Beylerbeyi'nde bir gün salıncakta sallanırken inip salıncağı durduracağım diye başımı çarpıp alnımı yarmıştım.Hatırladığım gecenin bir yarısı tekrar açılan yaraya pembe kalpli bir gecelikle dayımın kucağında dikiş atılması için gidişimdi.Ve annemin hatırladığı bir şey daha vardı..
Alnımdan kan boşalırken annem panik yapıp fazlaca ağlamış..
Öyle bir çocukmuşum ki..
--"Ağlama annecim bak geçti..Benim hiç bişeyim yok" deyip ağlamadığım gibi göz kapaklarıma dökülen kanlarımı da elimle silmişim.
Sanırım annanemi de kaybettiğimizde böyle olmuştu.Ne zaman ki güçsüz düşse yanımda biri,benim yıkılacağımı düşündükleri o anlarda düştüğüm yerden yuvarlansam bile sesim çıkmıyor.
Annanem,seni çok özledim..Kendimi üzdüğümde bana kızıyorsun biliyorum..
Senin kadar güçlü ve güzel bir kız yetiştirdin.Seni seviyorum.Beni izliyor musun_?

7.08.2008

çırpınan kanatlarım



Naptım!

Biliyor musun_?

Gittim.

Kaçtım şehirden.İçimdeki eksiklikleri doldurmaya çalışmadan bu kez.Daha inatçı,kararlı üstelik.

Gittim.

Arkamda en ufak birşey bırakmadım ayaklarımı sıcak kuma değdirirken.Benimle yolculuk eden martı kadar beyazım ve çırptığım kanatlarımla yorulsam bile uçuyorum.

Sabah uyanır uyanmaz bir bilet alıp yola çıkarken kimseye hesap vermiyorum.

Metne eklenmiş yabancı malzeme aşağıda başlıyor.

+        y = y + (job.acc0[u] + job.acc1[u] * (1.0f / kLoScale)) * sc;
+        if (c < a.N) *(f4*)(a.out + c * LD + 16 * t + 4 * g) = y;
+      });
+    }
+  }
+}
+template <int HP, int S>
+__device__ __forceinline__ void side_rest(SideJobH<HP>& job, const SideArgsH& a, int lane) {
+  if constexpr (S < SideGeoH<HP>::kSteps) {
+    side_compute<HP, S>(job, a, lane);
+    __builtin_amdgcn_sched_barrier(0);
+    side_issue<HP, S + 1>(job, a, lane);
+    side_rest<HP, S + 1>(job, a, lane);
+  }
+}
+template <int HP, int MODE, int S0>
+__device__ __forceinline__ void side_trips(RingS<HP, MODE>& ring, const WBuf& wb, int W, int nextW, int lane, SideJobH<HP>& job,
+                                           const SideArgsH& a) {
+  static_for<side_trip_count<HP, MODE>()>([&](auto tr_tag) {
+    constexpr int tr = decltype(tr_tag)::value, s = S0 + tr;
+    side_barrier<SideGeoH<HP>::loads(s)>();
+    RingsStageSide<HP, MODE, tr>::run(ring, wb, W, nextW, lane);
+    __builtin_amdgcn_sched_barrier(0);
+    side_compute<HP, s>(job, a, lane);
+    __builtin_amdgcn_sched_barrier(0);
+    side_issue<HP, s + 1>(job, a, lane);
+    __builtin_amdgcn_sched_barrier(0);
+    ring.par ^= 1;
+  });
+}
+
 #ifndef GAUDI_NODE_F16
 #define GAUDI_NODE_F16 1
 #endif
diff --git a/gaudi_amd/csrc/w8_pred.h b/gaudi_amd/csrc/w8_pred.h
--- a/gaudi_amd/csrc/w8_pred.h
+++ b/gaudi_amd/csrc/w8_pred.h
@@ -22,6 +22,7 @@
   float* pred;
   float* vec;
   float* hk = nullptr;
+  float* side = nullptr;
   __host__ __device__ static int floats(int N, int S, int pubx) {
     return EdgeRing<HP, SP>::kFloats + (GN ? gn_lds_buffers(GN) : PG ? 4 : 5) * N * (HP + 4) + pubx + 12 * N + 2 * align4(N) + 96 + S * 10 + 32 + 10 * HP;
   }
@@ -65,7 +66,7 @@
   return ch > T ? T : ch;
 }
 
-template <int HP, int SP = 0, bool MR = false, int GN = 0, int FL = 0, class SM = PredSmem<HP, SP, GN>>
+template <int HP, int SP = 0, bool MR = false, int GN = 0, int FL = 0, int SD = 0, class SM = PredSmem<HP, SP, GN>>
 __device__ __forceinline__ void pred_forward(const PredDev& W, const MolGraph& mg, const SM& sm, const float* sZ,
                                              float t_val, float* stash, float readout_div, int tid STAMP_DECL) {
   constexpr int LD = HP + 4;
@@ -121,6 +122,8 @@
     }
   };
   const bool keep = NH && sm.hk != nullptr;
+  constexpr bool kSideA = (SD & 1) != 0;
+  static_assert(!kSideA || (NH && !MR && GN == 0 && !RI && FL == kNodeOneTile), "the side job is a form of the resident N1 kernel");
   constexpr int NV = (PredLayerW::vec_count(HP) + kThreads - 1) / kThreads;
   VecPF<NV> vpf;
   vec_prefetch<NV, kThreads>(vpf, wb, PredLayerW::vec_off(lay.layer(0), HP), PredLayerW::vec_count(HP), tid);
@@ -128,6 +131,7 @@
   for (int l = 0; l < W.L; ++l) {
     const bool last = l == W.L - 1;
     const PredLayerW Lw(w, lay.layer(l), HP, sm.vec);
+    const bool side_l = kSideA && sm.side != nullptr && !last && (tw || !SplitGeo<HP, SP == 0 ? 1 : SP>::kTailOK);
     vec_commit<NV, kThreads>(vpf, sm.vec, PredLayerW::vec_count(HP), tid);
     if constexpr (STG) stage_rows(xs0, h, N * LD, wave, lane);
     for (int idx = tid; idx < N * LD; idx += kThreads) {
@@ -149,7 +153,7 @@
       node_gemm_x<HP, EPI_NONE, false, GN, NH, kAheadOne, kAheadAll, FL>(wb, wbe, Lw.A, h, xs0, true, -1, nullptr, nullptr, Lw.b1, p, nullptr, nullptr, mg.NC, wave,
                                                     lane, tw, cx, pf, Lw.Bm, nullptr, sm.pmax);
       node_gemm_x<HP, EPI_NONE, false, GN, NH, kAheadAll, kAheadOne, FL>(wb, wbe, Lw.Bm, h, xs0, false, -1, nullptr, nullptr, nullptr, q, nullptr, nullptr, mg.NC,
-                                                    wave, lane, tw, cx, pf, Lw.Wn1h, nullptr, sm.qmax);
+                                                    wave, lane, tw, cx, pf, side_l ? Lw.Wn1a : Lw.Wn1h, nullptr, sm.qmax);
     }
     STAMP(ST_NODE);
     __syncthreads();
@@ -162,6 +166,17 @@
     }
     STAMP(ST_STASH);
     int rd = 0;
+    if (side_l && wave == kWaves - 1) {
+      if constexpr (kSideA) {
+        constexpr int n = side_trip_count<HP, SP>();
+        SideJobH<HP> job;
+        const SideArgsH sa{wbe, Lw.Wn1h, Lw.bn1, SplitBufH{sm.hk + kScaleFloatsH, 1, sm.hk}, W.hinv, sm.side, mg.NC};
+        side_issue<HP, 0>(job, sa, lane);
+        side_trips<HP, SP, 0>(ring, wbe, split_off(Lw.W2), split_off(Lw.Wc1), lane, job, sa);
+        side_trips<HP, SP, n>(ring, wbe, split_off(Lw.Wc1), split_off(lay.layer(l + 1) + 2 * HP * HP), lane, job, sa);
+        side_rest<HP, 2 * n>(job, sa, lane);
+      }
+    } else
     {
     pred_fwd_round:
       const bool more = MR && rd + 1 < mg.rounds;
@@ -239,6 +254,13 @@
       else __syncthreads();
     }
     STAMP(ST_MISC);
+    if constexpr (kSideA) {
+      if (side_l)
+        node_gemm_h<HP, EPI_SILU, false, 1, kAheadOne, kAheadOne, FL, nh_odd(HP) ? kTailOne : kTailRuntime>(
+            wbe, Lw.Wn1a, RowsSum<false>{agg, agg1, 1.f}, true, -1, (const float*)nullptr, nullptr, p, nullptr, nullptr, mg.NC, wave, lane,
+            hctx(), pf, Lw.Wn2, st + 2 * N * HP , nullptr, nullptr, YInitRows{sm.side});
+    }
+    if (!side_l)
     node_gemm_x<HP, EPI_SILU, true, GN, NH, kAheadOne, kAheadOne, FL, SUM ? 1 : 0>(
         wb, wbe, Lw.Wn1h, h, xs0, !keep, Lw.Wn1a, agg, xs1, Lw.bn1, p, nullptr, nullptr, mg.NC, wave, lane, tw,
         keep ? node_ctx_keep<HP>(hctx(), sm.hk, mg.NC) : hctx(), pf, Lw.Wn2, st + 2 * N * HP , nullptr, agg1);
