__global__ __launch_bounds__(256) void eer_hist_strip_kernel(const float *__restrict__ scores, int64_t ld, int64_t M,
                                                             int64_t Nt, const int64_t *__restrict__ espk,
                                                             const int64_t *__restrict__ tspk, int64_t rows_per_wg,
                                                             int shift, int nbits, unsigned prefix, int has_prefix,
                                                             unsigned long long *__restrict__ hist,
                                                             unsigned *__restrict__ below, unsigned *__restrict__ above, int64_t row_step) {
  __shared__ unsigned lh[2][EER_BINS];
  for (int i = threadIdx.x; i < 2 * EER_BINS; i += 256) (&lh[0][0])[i] = 0;
  __syncthreads();
  const unsigned mask = (1u << nbits) - 1u;
  const int hi_shift = shift + nbits;
  unsigned lo_max = 0u, hi_min = 0xffffffffu;
  const int64_t strips = (Nt + EER_STRIP - 1) / EER_STRIP;
  const int64_t strip = blockIdx.x % strips, slice = blockIdx.x / strips;
  const int64_t col = strip * EER_STRIP + (int64_t)threadIdx.x * 4;
  const int64_t r0 = slice * rows_per_wg, r1 = (r0 + rows_per_wg < M) ? r0 + rows_per_wg : M;
  int64_t ts[4];
  bool ok[4];
#pragma unroll
  for (int e = 0; e < 4; ++e) {
    ok[e] = col + e < Nt;
    ts[e] = ok[e] ? tspk[col + e] : 0;
  }
  const bool vec = ((ld & 3) == 0) && ((reinterpret_cast<uintptr_t>(scores) & 15) == 0) && ok[3];

  auto account = [&](float sc, int cls) {
    const unsigned k = score_key(sc);
    if (has_prefix && (k >> hi_shift) != prefix) {
      if ((k >> hi_shift) < prefix) lo_max = k > lo_max ? k : lo_max; else hi_min = k < hi_min ? k : hi_min;
    } else {
      atomicAdd(&lh[cls][(k >> shift) & mask], 1u);
    }
  };

  for (int64_t row = r0; row < r1; row += 4) {
    float v[4][4];
#pragma unroll
    for (int u = 0; u < 4; ++u) {
      if (row + u >= r1) break;
      const float *src = scores + (row + u) * row_step * ld + col;
      if (vec) {
        const f32x4e x = __builtin_nontemporal_load(reinterpret_cast<const f32x4e *>(src));
        v[u][0] = x.x; v[u][1] = x.y; v[u][2] = x.z; v[u][3] = x.w;
      } else {
#pragma unroll
        for (int e = 0; e < 4; ++e) v[u][e] = ok[e] ? src[e] : 0.f;
      }
    }
#pragma unroll
    for (int u = 0; u < 4; ++u) {
      if (row + u >= r1) break;
      const int64_t spk = espk[(row + u) * row_step];
#pragma unroll
      for (int e = 0; e < 4; ++e) if (ok[e]) account(v[u][e], ts[e] == spk ? 1 : 0);
    }
  }
  __syncthreads();
  for (int i = threadIdx.x; i < 2 * EER_BINS; i += 256) {
    const unsigned c = (&lh[0][0])[i];
    if (c) atomicAdd(hist + i, (unsigned long long)c);
  }
  if (has_prefix) {
    if (lo_max) atomicMax(below, lo_max);
    if (hi_min != 0xffffffffu) atomicMin(above, hi_min);
  }
}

Değişim başlasın.Güzel şeyler olucak,biliyorum..

3.08.2008

çocukken ben..


Çocukken ben elmayı ısırarak yemeyi severdim,ateşe dokunarak yanılacağını öğrenmeyi.Tadını aldığım güzel şeyleri lezzetinden kendimi mahrum bırakmayan herkes kadar sarılıyordum dünyevi zevklerime.Ne bir eksiği ne de bir fazlası kadar marur.Tamamlamayı istediğim her yolun çıkılmaz bir noktasıyla karşılaştığımda zorlaşan anlarımla büyüyen.Heyecanla seyrettiğim bir filmin yarıda kalması gibi alıştım hayal kırıklarımın alınmadan durmasına.Bana yakıştıklarını bile söyleyebilecek kadar benimsemiş olabilirim.Elmayla armutu biraraya toplayan bu zihniyet,kolundan tutup götürülmeliyse..
Döndüğümde yitirdiklerimi yeniden kazanmış ya da kazandıklarımı kaybetmiş.Belki daha farklı.Belki tazelenmiş bir çay gibi.Kimbilir_?
Bu sefer habersiz bir gidiş..

2.08.2008

bu sefer "sessiz"

bu sefer kötü.

bu sefer fena.

bu sefer yalnız.

ve bu sefer

cok üzgünüm.


nedenini bilemezsin...

1.08.2008

"bir gece"

Beraber geçirilen her gecenin sabahında bana sarılmış bir şekilde uyanmadın.Ve bunu sadece ben farkettim.

***

Sığamadım bu kez.Sığınamadım tanıdığım bir şehre.

***

Doyasıya ağladım sessizce bir bankta.